[WHAT YOU NEED TO DO] If a line in the data below holds the word "schedule", copy it.

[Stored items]

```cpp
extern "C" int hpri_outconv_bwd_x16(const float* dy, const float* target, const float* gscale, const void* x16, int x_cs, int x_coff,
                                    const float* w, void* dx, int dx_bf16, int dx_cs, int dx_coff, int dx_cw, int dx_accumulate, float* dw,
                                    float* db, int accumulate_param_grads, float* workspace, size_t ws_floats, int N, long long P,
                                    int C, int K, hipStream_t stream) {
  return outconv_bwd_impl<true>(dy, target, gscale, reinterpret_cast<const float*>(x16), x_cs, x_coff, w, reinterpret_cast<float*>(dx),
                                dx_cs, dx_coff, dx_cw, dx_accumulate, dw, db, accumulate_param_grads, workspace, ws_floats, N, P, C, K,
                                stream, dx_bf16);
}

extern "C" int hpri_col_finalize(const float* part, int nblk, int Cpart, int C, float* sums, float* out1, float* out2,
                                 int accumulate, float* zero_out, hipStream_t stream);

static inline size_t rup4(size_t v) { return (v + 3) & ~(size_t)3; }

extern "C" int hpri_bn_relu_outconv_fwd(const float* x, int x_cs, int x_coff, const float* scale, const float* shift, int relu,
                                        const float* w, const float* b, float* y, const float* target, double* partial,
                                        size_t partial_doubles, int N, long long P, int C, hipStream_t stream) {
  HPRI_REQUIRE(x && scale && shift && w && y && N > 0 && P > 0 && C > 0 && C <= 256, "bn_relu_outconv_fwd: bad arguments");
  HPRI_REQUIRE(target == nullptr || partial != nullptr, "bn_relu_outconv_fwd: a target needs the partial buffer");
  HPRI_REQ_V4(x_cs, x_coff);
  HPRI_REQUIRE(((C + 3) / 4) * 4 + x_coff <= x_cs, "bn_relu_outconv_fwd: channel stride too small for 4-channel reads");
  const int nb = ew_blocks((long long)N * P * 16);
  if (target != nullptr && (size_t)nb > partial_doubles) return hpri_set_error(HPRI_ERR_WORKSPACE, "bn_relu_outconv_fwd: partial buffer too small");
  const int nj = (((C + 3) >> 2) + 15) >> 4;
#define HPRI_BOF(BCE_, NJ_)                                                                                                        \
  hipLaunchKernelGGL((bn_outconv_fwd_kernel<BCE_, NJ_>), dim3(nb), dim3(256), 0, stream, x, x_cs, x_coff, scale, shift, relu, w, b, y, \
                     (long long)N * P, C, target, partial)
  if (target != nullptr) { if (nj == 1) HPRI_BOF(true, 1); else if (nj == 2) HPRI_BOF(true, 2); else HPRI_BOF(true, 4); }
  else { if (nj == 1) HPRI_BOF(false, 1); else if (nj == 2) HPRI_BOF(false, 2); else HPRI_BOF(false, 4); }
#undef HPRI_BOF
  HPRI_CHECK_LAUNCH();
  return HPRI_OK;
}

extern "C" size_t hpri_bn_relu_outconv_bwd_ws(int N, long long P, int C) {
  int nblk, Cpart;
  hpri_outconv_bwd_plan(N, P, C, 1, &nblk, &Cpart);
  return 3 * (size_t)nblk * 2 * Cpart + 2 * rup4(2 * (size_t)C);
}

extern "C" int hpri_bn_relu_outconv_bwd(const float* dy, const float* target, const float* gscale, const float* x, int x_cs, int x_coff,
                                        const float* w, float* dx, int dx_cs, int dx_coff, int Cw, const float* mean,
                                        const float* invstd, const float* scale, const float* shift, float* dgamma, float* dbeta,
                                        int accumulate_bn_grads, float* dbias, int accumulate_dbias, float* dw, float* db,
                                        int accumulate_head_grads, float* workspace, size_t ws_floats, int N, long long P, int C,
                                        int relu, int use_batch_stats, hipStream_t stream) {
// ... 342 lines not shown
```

==

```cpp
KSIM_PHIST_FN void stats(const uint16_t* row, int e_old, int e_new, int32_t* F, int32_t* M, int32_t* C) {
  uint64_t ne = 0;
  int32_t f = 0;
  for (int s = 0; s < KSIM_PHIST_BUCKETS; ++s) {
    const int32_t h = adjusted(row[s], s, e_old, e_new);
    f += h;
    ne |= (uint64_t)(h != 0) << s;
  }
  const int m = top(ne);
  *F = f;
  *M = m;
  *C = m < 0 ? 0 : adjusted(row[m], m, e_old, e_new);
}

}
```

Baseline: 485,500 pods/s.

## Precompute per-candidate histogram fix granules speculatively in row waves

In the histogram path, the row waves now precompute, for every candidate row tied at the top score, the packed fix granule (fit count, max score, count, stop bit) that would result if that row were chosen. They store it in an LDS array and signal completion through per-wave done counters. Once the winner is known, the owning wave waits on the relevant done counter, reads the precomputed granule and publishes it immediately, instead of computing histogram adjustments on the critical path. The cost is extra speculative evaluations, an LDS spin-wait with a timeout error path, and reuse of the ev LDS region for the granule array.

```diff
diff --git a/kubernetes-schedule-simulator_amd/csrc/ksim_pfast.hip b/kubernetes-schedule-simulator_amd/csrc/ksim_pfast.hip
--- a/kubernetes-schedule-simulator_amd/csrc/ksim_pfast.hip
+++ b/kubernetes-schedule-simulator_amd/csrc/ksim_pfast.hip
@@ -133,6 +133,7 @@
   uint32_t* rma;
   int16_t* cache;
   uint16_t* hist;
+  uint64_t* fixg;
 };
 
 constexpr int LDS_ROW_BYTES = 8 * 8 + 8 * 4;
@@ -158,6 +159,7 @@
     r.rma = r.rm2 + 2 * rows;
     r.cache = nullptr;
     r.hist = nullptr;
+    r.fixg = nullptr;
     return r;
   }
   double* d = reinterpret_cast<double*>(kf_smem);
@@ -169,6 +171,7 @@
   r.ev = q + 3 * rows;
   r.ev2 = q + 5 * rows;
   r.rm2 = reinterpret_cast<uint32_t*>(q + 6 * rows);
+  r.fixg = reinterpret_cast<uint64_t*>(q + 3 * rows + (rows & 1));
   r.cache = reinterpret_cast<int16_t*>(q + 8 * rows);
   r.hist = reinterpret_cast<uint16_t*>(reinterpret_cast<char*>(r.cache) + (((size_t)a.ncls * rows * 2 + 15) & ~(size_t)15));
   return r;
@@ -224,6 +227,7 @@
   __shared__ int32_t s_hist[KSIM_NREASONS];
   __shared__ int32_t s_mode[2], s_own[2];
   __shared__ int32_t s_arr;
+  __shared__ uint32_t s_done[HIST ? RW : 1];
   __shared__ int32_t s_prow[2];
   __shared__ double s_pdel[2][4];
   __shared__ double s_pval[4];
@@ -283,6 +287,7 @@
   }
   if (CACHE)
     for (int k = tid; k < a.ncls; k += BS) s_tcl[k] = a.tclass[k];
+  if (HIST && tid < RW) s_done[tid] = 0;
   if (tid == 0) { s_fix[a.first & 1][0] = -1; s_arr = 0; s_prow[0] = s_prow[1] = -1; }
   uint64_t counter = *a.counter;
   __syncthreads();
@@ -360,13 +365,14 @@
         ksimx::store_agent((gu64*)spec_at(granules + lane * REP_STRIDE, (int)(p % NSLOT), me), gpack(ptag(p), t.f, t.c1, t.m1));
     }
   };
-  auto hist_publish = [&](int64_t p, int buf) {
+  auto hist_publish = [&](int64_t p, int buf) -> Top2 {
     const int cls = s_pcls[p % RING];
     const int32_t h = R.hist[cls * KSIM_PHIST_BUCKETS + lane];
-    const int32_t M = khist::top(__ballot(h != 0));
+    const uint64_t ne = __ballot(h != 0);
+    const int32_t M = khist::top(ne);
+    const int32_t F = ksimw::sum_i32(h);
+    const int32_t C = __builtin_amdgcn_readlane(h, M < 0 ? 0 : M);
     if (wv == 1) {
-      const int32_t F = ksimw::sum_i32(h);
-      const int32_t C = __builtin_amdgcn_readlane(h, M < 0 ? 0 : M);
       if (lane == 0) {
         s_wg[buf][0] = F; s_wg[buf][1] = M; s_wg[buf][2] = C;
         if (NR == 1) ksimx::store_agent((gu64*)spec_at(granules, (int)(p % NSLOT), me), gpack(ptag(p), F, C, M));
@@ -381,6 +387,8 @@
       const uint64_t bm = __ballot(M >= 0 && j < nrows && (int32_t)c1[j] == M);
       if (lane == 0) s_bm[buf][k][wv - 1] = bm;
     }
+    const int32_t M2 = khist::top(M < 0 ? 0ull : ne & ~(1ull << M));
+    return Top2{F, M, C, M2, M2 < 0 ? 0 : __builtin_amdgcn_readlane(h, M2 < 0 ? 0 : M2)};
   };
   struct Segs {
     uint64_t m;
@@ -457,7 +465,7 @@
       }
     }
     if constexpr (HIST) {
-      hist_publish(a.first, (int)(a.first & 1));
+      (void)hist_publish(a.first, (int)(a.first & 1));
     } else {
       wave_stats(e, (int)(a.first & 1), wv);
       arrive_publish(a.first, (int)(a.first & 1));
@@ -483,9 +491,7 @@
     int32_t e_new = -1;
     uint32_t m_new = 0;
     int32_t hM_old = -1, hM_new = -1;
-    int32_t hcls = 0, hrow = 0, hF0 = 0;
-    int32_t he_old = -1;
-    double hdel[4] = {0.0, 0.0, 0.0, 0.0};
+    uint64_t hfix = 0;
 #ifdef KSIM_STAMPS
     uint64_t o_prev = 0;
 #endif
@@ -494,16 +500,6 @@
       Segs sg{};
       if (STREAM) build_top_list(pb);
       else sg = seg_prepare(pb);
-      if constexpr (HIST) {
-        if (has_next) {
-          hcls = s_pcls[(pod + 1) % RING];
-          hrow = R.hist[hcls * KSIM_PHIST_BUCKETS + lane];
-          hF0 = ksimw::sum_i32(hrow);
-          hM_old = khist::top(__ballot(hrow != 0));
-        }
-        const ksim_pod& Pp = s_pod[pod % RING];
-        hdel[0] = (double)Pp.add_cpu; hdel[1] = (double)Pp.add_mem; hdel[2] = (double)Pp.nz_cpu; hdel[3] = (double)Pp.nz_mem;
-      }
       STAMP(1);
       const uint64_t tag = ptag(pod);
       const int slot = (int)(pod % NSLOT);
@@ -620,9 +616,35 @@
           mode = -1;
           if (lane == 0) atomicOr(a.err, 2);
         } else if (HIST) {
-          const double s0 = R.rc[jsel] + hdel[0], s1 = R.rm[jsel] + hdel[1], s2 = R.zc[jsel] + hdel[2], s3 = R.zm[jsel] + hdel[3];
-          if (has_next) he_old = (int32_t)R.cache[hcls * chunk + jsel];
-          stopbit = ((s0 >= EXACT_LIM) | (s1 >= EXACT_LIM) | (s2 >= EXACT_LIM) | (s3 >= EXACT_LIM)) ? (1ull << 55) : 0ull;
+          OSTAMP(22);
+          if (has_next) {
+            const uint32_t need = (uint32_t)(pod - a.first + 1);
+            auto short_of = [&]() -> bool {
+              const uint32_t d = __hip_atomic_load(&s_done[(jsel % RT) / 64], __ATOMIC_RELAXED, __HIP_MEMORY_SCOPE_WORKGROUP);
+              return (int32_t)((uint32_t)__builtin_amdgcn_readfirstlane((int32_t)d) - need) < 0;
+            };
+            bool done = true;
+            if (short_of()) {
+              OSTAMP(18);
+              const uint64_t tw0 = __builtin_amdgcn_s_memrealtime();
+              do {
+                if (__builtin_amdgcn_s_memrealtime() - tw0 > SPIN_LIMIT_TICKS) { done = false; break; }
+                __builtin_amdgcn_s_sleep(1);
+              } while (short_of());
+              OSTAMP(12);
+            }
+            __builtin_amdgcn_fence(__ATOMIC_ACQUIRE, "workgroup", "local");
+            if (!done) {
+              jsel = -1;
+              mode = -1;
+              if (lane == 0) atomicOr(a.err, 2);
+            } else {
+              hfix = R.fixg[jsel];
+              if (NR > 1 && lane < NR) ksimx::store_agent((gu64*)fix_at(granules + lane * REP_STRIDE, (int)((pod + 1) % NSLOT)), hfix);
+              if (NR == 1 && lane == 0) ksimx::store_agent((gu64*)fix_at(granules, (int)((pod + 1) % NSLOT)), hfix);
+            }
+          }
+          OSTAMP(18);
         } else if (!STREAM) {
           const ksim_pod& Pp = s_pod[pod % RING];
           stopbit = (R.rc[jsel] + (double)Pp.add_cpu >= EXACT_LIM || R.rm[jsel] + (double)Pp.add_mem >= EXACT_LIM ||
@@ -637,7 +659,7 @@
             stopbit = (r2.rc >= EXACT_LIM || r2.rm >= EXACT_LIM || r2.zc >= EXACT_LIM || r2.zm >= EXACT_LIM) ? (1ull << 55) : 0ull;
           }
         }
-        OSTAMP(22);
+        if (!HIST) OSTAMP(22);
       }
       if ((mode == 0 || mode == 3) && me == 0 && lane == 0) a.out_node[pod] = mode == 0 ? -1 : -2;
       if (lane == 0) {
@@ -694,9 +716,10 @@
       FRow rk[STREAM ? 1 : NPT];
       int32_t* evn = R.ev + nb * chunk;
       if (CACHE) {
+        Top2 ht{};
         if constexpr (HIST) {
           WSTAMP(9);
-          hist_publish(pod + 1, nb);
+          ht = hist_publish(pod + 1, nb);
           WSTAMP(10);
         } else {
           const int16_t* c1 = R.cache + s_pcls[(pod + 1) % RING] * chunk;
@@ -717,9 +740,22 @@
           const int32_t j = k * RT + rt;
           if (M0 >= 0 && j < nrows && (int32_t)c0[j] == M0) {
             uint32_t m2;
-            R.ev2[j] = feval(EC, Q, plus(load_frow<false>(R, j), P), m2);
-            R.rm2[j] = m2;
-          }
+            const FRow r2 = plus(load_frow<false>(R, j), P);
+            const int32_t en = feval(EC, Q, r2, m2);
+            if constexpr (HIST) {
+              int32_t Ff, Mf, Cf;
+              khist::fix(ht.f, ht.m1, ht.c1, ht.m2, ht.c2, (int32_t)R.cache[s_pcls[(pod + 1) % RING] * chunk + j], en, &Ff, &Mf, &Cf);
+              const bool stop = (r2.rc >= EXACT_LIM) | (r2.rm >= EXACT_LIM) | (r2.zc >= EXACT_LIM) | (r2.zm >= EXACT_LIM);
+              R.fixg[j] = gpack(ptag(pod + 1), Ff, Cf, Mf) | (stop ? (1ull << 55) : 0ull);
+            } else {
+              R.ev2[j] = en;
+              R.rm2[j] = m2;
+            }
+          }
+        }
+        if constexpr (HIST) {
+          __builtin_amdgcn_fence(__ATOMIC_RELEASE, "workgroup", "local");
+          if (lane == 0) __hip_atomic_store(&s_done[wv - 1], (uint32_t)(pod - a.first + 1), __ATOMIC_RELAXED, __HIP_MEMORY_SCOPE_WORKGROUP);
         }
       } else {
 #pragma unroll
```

[PROBLEM SOLUTION]
diff --git a/kubernetes-schedule-simulator_amd/csrc/ksim_pfast.hip b/kubernetes-schedule-simulator_amd/csrc/ksim_pfast.hip
--- a/kubernetes-schedule-simulator_amd/csrc/ksim_pfast.hip
+++ b/kubernetes-schedule-simulator_amd/csrc/ksim_pfast.hip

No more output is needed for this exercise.